» **Exercise prompt**
For the word "sign", state how many lines below contain it. Give no other text.

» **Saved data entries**
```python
def set_precision(name):
# ... 390 lines not shown
        cb.posenc(x, net.multires, float(net.scale))
        if need_grad_state:
            cb.init_store(X[0])
        for l in range(L):
            pl = self.layers[l]
            nxt_skip = (l + 1) in self.skip
            cb.step("SOFTPLUS", pl.frag(_kind("fwd", "fwd")), k8(pl.inp), pl.out, bias=pl.bias,
                    C1=X[l + 1] if need_grad_state else None,
                    scale=self.inv_sqrt2 if nxt_skip else 1.0,
                    pe_tail_col=self._skip_col(l + 1) if nxt_skip else -1, pe_tail_scale=self.inv_sqrt2,
                    pe_dst=X[l + 1] if (need_grad_state and nxt_skip) else None)
        pl = self.layers[L]
        Pp = pad_rows(P)
        udf = torch.empty(Pp, device=dev)
        sign = torch.empty(Pp, device=dev) if need_grad_state else None
        F = pl.out - 1
        feat = None
        if not udf_only:
            ld = max(feat_ld, F)
            if feat_buf is not None and tuple(feat_buf.shape) == (Pp, ld) and ld >= F + 3 and feat_buf.is_contiguous():
                feat = feat_buf
            else:
                feat = torch.empty((Pp, ld), device=dev)
                if ld >= F + 3:
                    call("nudf_copy_cols", ptr(x), 3, 1, ptr(feat) + 4 * F, ld, 3, P, 1.0)
                    _zero_cols(feat, F + 3)
                else:
                    _zero_cols(feat, F)
            cb.step("NONE", pl.frag(_kind("fwd_feat", "fwd")), k8(pl.inp), F, bias=pl.bias, bias_off=1, C1=feat,
                    act_write=0)
        cb.step("UDFHEAD", pl.frag(_head_kind()), k8(pl.inp), 1, bias=pl.bias, C1=sign, C2=udf, ldc1=1, ldc2=1,
                act_write=0, scale=1.0 / float(net.scale), iparam=self.head_type)
        st = dict(udf=udf[:P], sign=(sign[:P] if sign is not None else None),
                  feat=(feat[:P] if feat is not None else None), X=X, P=P)
        if with_grad:
            DA = self._gradient_buffers(P, X, dev)
            n_top = self.layers[L - 1].out
            cb.step("SEED", None, k8(n_top), n_top, r1_col=pl.W, C1=DA[L - 1], scale=1.0 / float(net.scale),
                    xscale=self._xs(L - 1))
            demb0, demb_skip = self._gradient_steps(cb, P, X, DA, dev)
            cb.launch()
            st["g"], st["DA"] = self._gradient_finish(x, P, demb0, demb_skip), DA
            return st
        cb.launch()
        return st

    def _gradient_buffers(self, P, X, dev):
        L = self.L
        return [_buf(P, self.layers[l].out, dev, zero=False, dtype=X[L].dtype, blocked=_isblk(X[L])) for l in range(L)]

    def _gradient_steps(self, cb, P, X, DA, dev):
        Epad = pad32(self.E)
        demb_skip = None
        for l in range(self.L - 1, 0, -1):
            pl = self.layers[l]
            if l in self.skip:
                demb_skip = torch.empty(pad_rows(P), Epad, device=dev)
                cb.step("MULSP", pl.frag(_kind("bwd", "grad")), k8(pl.out), pl.inp, X1=X[l], C1=DA[l - 1], C2=demb_skip,
                        iparam=self.layers[l - 1].out, scale=self.inv_sqrt2, xscale=self._xs(l - 1))
            else:
                cb.step("MULSP", pl.frag(_kind("bwd", "grad")), k8(pl.out), pl.inp, X1=X[l], C1=DA[l - 1],
                        xscale=self._xs(l - 1))
        demb0 = torch.empty(pad_rows(P), Epad, device=dev)
        pl0 = self.layers[0]
        cb.step("NONE", pl0.frag(_kind("bwd", "grad")), k8(pl0.out), pl0.inp, C1=demb0, act_write=0)
        return demb0, demb_skip

# ... 6 lines not shown

    def _gradient_chain(self, x, st):
        P, L, dev = st["P"], self.L, x.device
        X = st["X"]
        net = self.net
        DA = self._gradient_buffers(P, X, dev)
        plL = self.layers[L]
        cb = ChainBuilder(P, "SEED", k8(self.layers[L - 1].out), site=self._site("udf_grad"))
        cb.init_seed(X[L], X[L].shape[1], st["sign"], plL.W, 1.0 / float(net.scale), self._xs(L - 1))
        cb.init_store(DA[L - 1])
        demb0, demb_skip = self._gradient_steps(cb, P, X, DA, dev)
        cb.launch()
        return self._gradient_finish(x, P, demb0, demb_skip), DA

    def _backward_chain(self, x, st, DA, d_udf, d_feat, d_feat_ld, d_g):
        P, L, dev = st["P"], self.L, x.device
        X, sign = st["X"], st["sign"]
        layers = self.layers
        net = self.net
        second = d_g is not None and DA is not None
        R = EX = None
        ex_fly = second and EX_FLY and _shared_split(X[L], mixed16=True)
        tn2 = _shared_split(X[L]) and not _is16(X[L])
        amax = torch.zeros(2, device=dev) if tn2 else None
        bsc = _sweep_dtype("bwd") == "f16x2"
        TA = torch.empty(pad_rows(P) // 32, device=dev) if (bsc and second) else None
        if second:
            sd, blk = X[L].dtype, _isblk(X[L])
            R = ([_buf(P, layers[0].inp, dev, zero=False)] +
                 [_buf(P, pl.inp, dev, zero=False, dtype=sd, blocked=blk) for pl in layers[1:]])
            EX = None if ex_fly else [_buf(P, layers[l].out, dev, zero=False, dtype=sd, blocked=blk) for l in range(L)]
            cb = ChainBuilder(P, "POSENC", k8(self.E), site=self._site("udf_tangent"))
            cb.posenc(x, net.multires, float(net.scale), tangent=d_g.contiguous())
            cb.init_store(R[0])
            if tn2:
                cb.absmax(amax[1:2])
            if bsc:
                cb.tile_scale(amax_out=TA)
            for l in range(L):
                pl = layers[l]
                nxt_skip = (l + 1) in self.skip
                if ex_fly:
                    cb.step("MULSP", pl.frag(_kind("fwd", "bwd")), k8(pl.inp), pl.out, X1=X[l + 1], C1=R[l + 1],
                            scale=self.inv_sqrt2 if nxt_skip else 1.0, xscale=self._xs(l),
                            pe_tail_col=self._skip_col(l + 1) if nxt_skip else -1, pe_tail_scale=self.inv_sqrt2,
                            pe_dst=R[l + 1] if nxt_skip else None)
                else:
                    cb.step("TANGENT", pl.frag(_kind("fwd", "bwd")), k8(pl.inp), pl.out, X1=X[l + 1], X2=DA[l], C1=R[l + 1],
                            C2=EX[l],
                            scale=self.inv_sqrt2 if nxt_skip else 1.0, xscale=self._xs(l),
                            pe_tail_col=self._skip_col(l + 1) if nxt_skip else -1, pe_tail_scale=self.inv_sqrt2,
                            pe_dst=R[l + 1] if nxt_skip else None)
            cb.launch()
        inv_scale = 1.0 / float(net.scale)
        plL = layers[L]
        F = plL.out - 1
        head4 = torch.empty(pad_rows(P), 4, device=dev)
        sg4 = torch.empty(pad_rows(P), 4, device=dev) if second else None
        if d_udf is not None:
            call("nudf_col0_seed4", ptr(sign), ptr(d_udf.reshape(-1).contiguous()), float(inv_scale), P, pad_rows(P),
                 ptr(head4), ptr(sg4))
        else:
            head4.zero_()
            if second:
                call("nudf_col0_seed4", ptr(sign), None, float(inv_scale), P, pad_rows(P), ptr(sg4), None)
        ABAR = [_buf(P, layers[l].out, dev, zero=False, dtype=X[L].dtype, blocked=_isblk(X[L])) for l in range(L)]
# ... 585 lines not shown
```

» **Solution to the problem**
7